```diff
diff --git a/include/dclip_hip.h b/include/dclip_hip.h
--- a/include/dclip_hip.h
+++ b/include/dclip_hip.h
@@ -327,6 +327,18 @@
                                        int K, int lda, int ldw, int ldc, int a_hi, int a_lo, int w_hi, int w_lo, int epilogue,
                                        const float* alpha, const float* out_scale, void* stream);
 
+int dclip_im2col_f16x2(const float* pixels, void* cols, int B, int C, int Himg, int Wimg, int patch, float scale,
+                       const float* scale_dev, void* stream);
+int dclip_split16_front_rec_floats(void);
+int dclip_split16_front_wrec_floats(void);
+size_t dclip_split16_front_workspace(void);
+int dclip_split16_front(const float* pixels, size_t npix, const float* w, int wrows, int wcols, void* w3, float* wrec, float* rec,
+                        void* workspace, size_t workspace_bytes, int refresh_w, void* stream);
+size_t dclip_split_f32_f16x2_cols_workspace(int rows, int cols);
+int dclip_split_f32_f16x2_cols(const float* x, void* yc, int* col_exp, float* col_alpha, int rows, int cols, int ldx, void* workspace,
+                               size_t workspace_bytes, void* stream);
+int dclip_split16_patch_plan(int rows, int D, int K);
+
 int dclip_attention_fwd_f16x2(const float* qkv, void* y, int B, int S, int H, int causal, float scale, int pieces, int ldy,
                               void* stream);
 int dclip_attention_varlen_fwd_f16x2(const float* qkv, const int32_t* cu_seqlens, void* y, int N, int max_S, int H, int causal,
```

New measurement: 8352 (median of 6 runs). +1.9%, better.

Problem requirements
Return every line above in which the string "pixels" occurs.

Task result
+int dclip_im2col_f16x2(const float* pixels, void* cols, int B, int C, int Himg, int Wimg, int patch, float scale,
+int dclip_split16_front(const float* pixels, size_t npix, const float* w, int wrows, int wcols, void* w3, float* wrec, float* rec,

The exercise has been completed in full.